Taking all stations as the experimental population in each random sampling,* n* stations are randomly selected from all the candidate stations* S* (i.e., a list of stations is randomly selected): where* F* is a matrix containing probabilities of all stations,* randsrc *denotes an algorithm for selecting* n* stations from the total stations* S *according to the probability* F*, and* select_list* denotes a station list. At the same time, the WSDOP is calculated in each sampling. In order to obtain a better station list, it is needed to perform multisampling, such as 100,000 times. Finally, by evaluating the size of WSDOP of each sample, we can obtain a solution with the lowest WSDOP among the huge samples.

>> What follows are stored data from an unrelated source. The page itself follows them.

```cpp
#define VKEY_B (1 << 20)
__device__ __forceinline__ bool vkey_holds_box(const float mn[3], const float mx[3], float inv) {
#pragma unroll
  for (int a = 0; a < 3; ++a)
    if (floorf(mn[a] * inv) < -(float)VKEY_B || floorf(mx[a] * inv) > (float)(VKEY_B - 1)) return false;
  return true;
}
__device__ __forceinline__ unsigned long long vkey_pack(int ix, int iy, int iz) {
  const int B = VKEY_B;
  const unsigned long long x = (unsigned long long)(unsigned)min(max(ix + B, 0), 2 * B - 1), y = (unsigned long long)(unsigned)min(max(iy + B, 0), 2 * B - 1),
                           z = (unsigned long long)(unsigned)min(max(iz + B, 0), 2 * B - 1);
  return (z << 42) | (y << 21) | x;
}
__device__ __forceinline__ unsigned long long vkey_of(const float4& p, float inv) {
  return vkey_pack((int)floorf(p.x * inv), (int)floorf(p.y * inv), (int)floorf(p.z * inv));
}

#endif
```

### a-lego-loam_amd/csrc/voxel.h

```cpp
#ifndef ALEGO_VOXEL_H_
#define ALEGO_VOXEL_H_
#include <hip/hip_runtime.h>

#include <string>

struct VoxJob {
  const float4* in;
  const int* n_in;
  float4* out;
  int* n_out;
  const int* enable;
  float leaf;
  int cap;
  int out_cap;
  int* overflow;
  int off;
  int mode;
  const int* out_sel;
  int out_stride;
  float* box_out;
  int* n_sel_out;
  int n_sel_stride;
};

struct VoxCtx {
  VoxJob* jobs;
  int njobs;
  unsigned* bbox;
  unsigned* keys;
  unsigned long long *pairs_a, *pairs_b;
  int *list_small, *list_big, *cnt;
  int grid_small, grid_big;
  unsigned total;
};

int vox_create(VoxCtx* V, const VoxJob* jobs, int njobs, std::string* err);
void vox_destroy(VoxCtx* V);
int vox_run(const VoxCtx& V, hipStream_t st, std::string* err);

#endif
```

Measured before the change: 490,900.

## Fuse outlier voxelization and surf/outlier total merge into one LM kernel

Adds a single-block-per-slot kernel that voxel-downsamples small outlier clouds in LDS and then merges the already-sorted surface voxels with the outlier voxels into the total downsampled cloud. Only slots whose merge cannot be proven sound fall back to the generic voxel path, through a device-built work list. This removes the separate outlier voxel job, the concat kernel and most of the generic total voxel pass. The cost is an O(n^2) rank sort in LDS, a dependence on the surface cloud being key-sorted (checked at runtime, with fallback), and extra code paths behind a default-on flag.

After: 498,600 (median of 6 runs). 1.6% higher.

```diff
diff --git a/a-lego-loam_amd/csrc/alego_api.hip b/a-lego-loam_amd/csrc/alego_api.hip
--- a/a-lego-loam_amd/csrc/alego_api.hip
+++ b/a-lego-loam_amd/csrc/alego_api.hip
@@ -284,6 +284,7 @@
   d.opt_fo_spin = env_int("ALEGO_FE_SPIN", 0);
   d.opt_fo_pad8 = env_int("ALEGO_FE_PAD8", 0) != 0;
   d.opt_map_merge = env_int("ALEGO_MAP_MERGE", 1) != 0;
+  d.opt_lm_total_merge = env_int("ALEGO_LM_TOTAL_MERGE", 1) != 0;
   d.opt_solve_full_eval = env_int("ALEGO_SOLVE_FULL_EVAL", 0) != 0;
   d.fcap[F_SHARP] = d.cap_sharp * d.NS; d.fcap[F_LSHARP] = d.cap_lsharp * d.NS; d.fcap[F_FLAT] = d.cap_flat * d.NS; d.fcap[F_LFLAT] = d.N;
   d.lo_qcap_surf = d.fcap[F_FLAT]; d.lo_qcap_corner = d.fcap[F_SHARP];
@@ -1021,6 +1022,7 @@
     else HIP_TRY(h, hipMemset2D(scal_of(d, 0) + SC_FE_ERR, scal_n() * sizeof(int), 0, 4, d.n_slots));
   }
   else if (s == "ALEGO_MAP_MERGE") { if (int r = lm_host_set_map_merge(h->lm, value != 0, &h->err)) return r; d.opt_map_merge = value != 0; }
+  else if (s == "ALEGO_LM_TOTAL_MERGE") d.opt_lm_total_merge = value != 0;
   else if (s == "ALEGO_IP_FAST") d.ip_fast = h->ip_fast_capable & value;
   else if (s == "ALEGO_POKE_GUARD") { HIP_TRY(h, hipMemset(scal_of(d, d.n_slots) + value, 0xFF, 4)); }
   else if (s == "ALEGO_GV_SMALL_MAX") { WAIT_ALL(h); return lm_host_set_gv_small_max(h->lm, value); }
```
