void axpy_(torch::Tensor y, torch::Tensor x, double alpha);
void sgd_step_(torch::Tensor p, torch::Tensor g, double lr);
void adam_step_(torch::Tensor p, torch::Tensor g, torch::Tensor m,
                torch::Tensor v, long step, double lr, double beta1,
                double beta2, double eps);
torch::Tensor weighted_fedavg(torch::Tensor deltas, torch::Tensor w);
void sgd_master_(torch::Tensor p, torch::Tensor shadow, torch::Tensor g,
                 double lr);
void adam_master_(torch::Tensor p, torch::Tensor shadow, torch::Tensor g,
                  torch::Tensor m, torch::Tensor v, long step, double lr,
                  double beta1, double beta2, double eps);
void adam_master_graph_(torch::Tensor p, torch::Tensor shadow,
                        torch::Tensor g, torch::Tensor m, torch::Tensor v,
                        torch::Tensor step, torch::Tensor bc, double lr,
                        double beta1, double beta2, double eps);
void refresh_shadow_(torch::Tensor p, torch::Tensor shadow);
void score_load_(torch::Tensor shadow, torch::Tensor global_flat,
// ... 54 lines not shown
std::string conv_fwd_pool_impl(std::vector<long> x_shape,
                               std::vector<long> w_shape, long stride,
                               long pad);
long halo_conv_group_images_query(std::vector<long> x_shape,
                                  std::vector<long> w_shape, long stride,
                                  long pad);
std::string conv2d_relu_pool_route(std::vector<long> x_shape,
                                   std::vector<long> w_shape, long stride,
                                   long pad);
PlanRow conv_plan_route(const std::string& entry, std::vector<long> x_shape,
                        std::vector<long> w_shape, long stride, long pad);
std::tuple<torch::Tensor, torch::Tensor> conv2d_relu_pool_fwd_idx(
    torch::Tensor x, torch::Tensor w, torch::Tensor b, long stride,
    long pad, long max_blocks, std::string impl);
std::tuple<torch::Tensor, torch::Tensor> pool_relu_bwd_colsum(
    torch::Tensor y_pooled, torch::Tensor idx, torch::Tensor dy_pooled,
    std::vector<long> out_shape);
std::tuple<torch::Tensor, torch::Tensor> thin_conv_pool_wgrad(
    torch::Tensor x, torch::Tensor y_pooled, torch::Tensor idx,
    torch::Tensor dy_pooled, long stride, long pad);
std::tuple<torch::Tensor, torch::Tensor> thin_conv_pool_wgrad_fused(
    torch::Tensor x, torch::Tensor y_pooled, torch::Tensor idx,
    torch::Tensor dy_pooled, long stride, long pad);
std::string thin_pool_wgrad_impl(std::vector<long> x_shape,
                                 std::vector<long> w_shape, long stride,
                                 long pad, bool want_dx);
std::string conv2d_relu_pool_bwd_route(std::vector<long> x_shape,
                                       std::vector<long> w_shape,
                                       long stride, long pad, bool want_dx,
                                       bool allow_direct);
std::tuple<torch::Tensor, torch::Tensor, torch::Tensor> conv2d_relu_pool_bwd(
    torch::Tensor x, torch::Tensor w, torch::Tensor y_pooled,
    torch::Tensor idx, torch::Tensor dy_pooled, long stride, long pad,
    bool want_db, bool want_dx, bool allow_direct);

#### 4. Experimental Analysis

##### 4.1. Algorithm Implementation and Process Design

Experimental data for a total of 201 ground stations are downloaded from the IGS website. IGS has provided a high-precision tracking station coordinates in the SINEX (Software INdependent EXchange) format since 1999. The coordinates are obtained through a combination of at least seven AC (analysis-center) products [23]. For the stations without precision coordinates, such as the iGMAS stations and the regional continuously operating reference stations (CORS), their precision coordinates can be obtained using precise point positioning (PPP) technique. Therefore, the precise coordinates and their root-mean-square error for the stations in this paper are obtained from the IGS SINEX file. The multipath error values are calculated with Translation Editing and Quality Checking (TEQC) which is an internationally recognized and widely used GNSS observation data preprocessing software (https://www.unavco.org/software/data-processing/teqc/teqc.html). The data quality checking (QC) is the core function of TEQC. But it can only analyze the GPS/GLONASS observation data with RINEX2.XX or earlier formats. It cannot analyze the observation data of BDS/GALILEO. For the shortage of TEQC, the quality analysis software being developed dy BDS Data Processing Center at the China University of Mining and Technology (CUM) can process multisystem observation data with RINEX2.XX and RINEX3.XX formats, including BDS3 experiment satellite data [24]. After randomly selecting stations according to the grid control probability (with the number of samples set to 100,000), a one-step method is used for ultra-rapid orbit determination [25] and the zero-difference method is used for real-time clock offset estimation [26]. The one-step method based on nondifferential measurement can effectively reduce the influence of system error, especially in multisystem fusion orbit determination [25, 27]. Ambiguity parameters can be preserved using the zero-difference method, which provides the possibility of subsequent double difference ambiguity fixation and satellite hard delay estimation [28, 29]. Figure 1 shows the flow of the station selection algorithm and the orbit and clock offset solution process.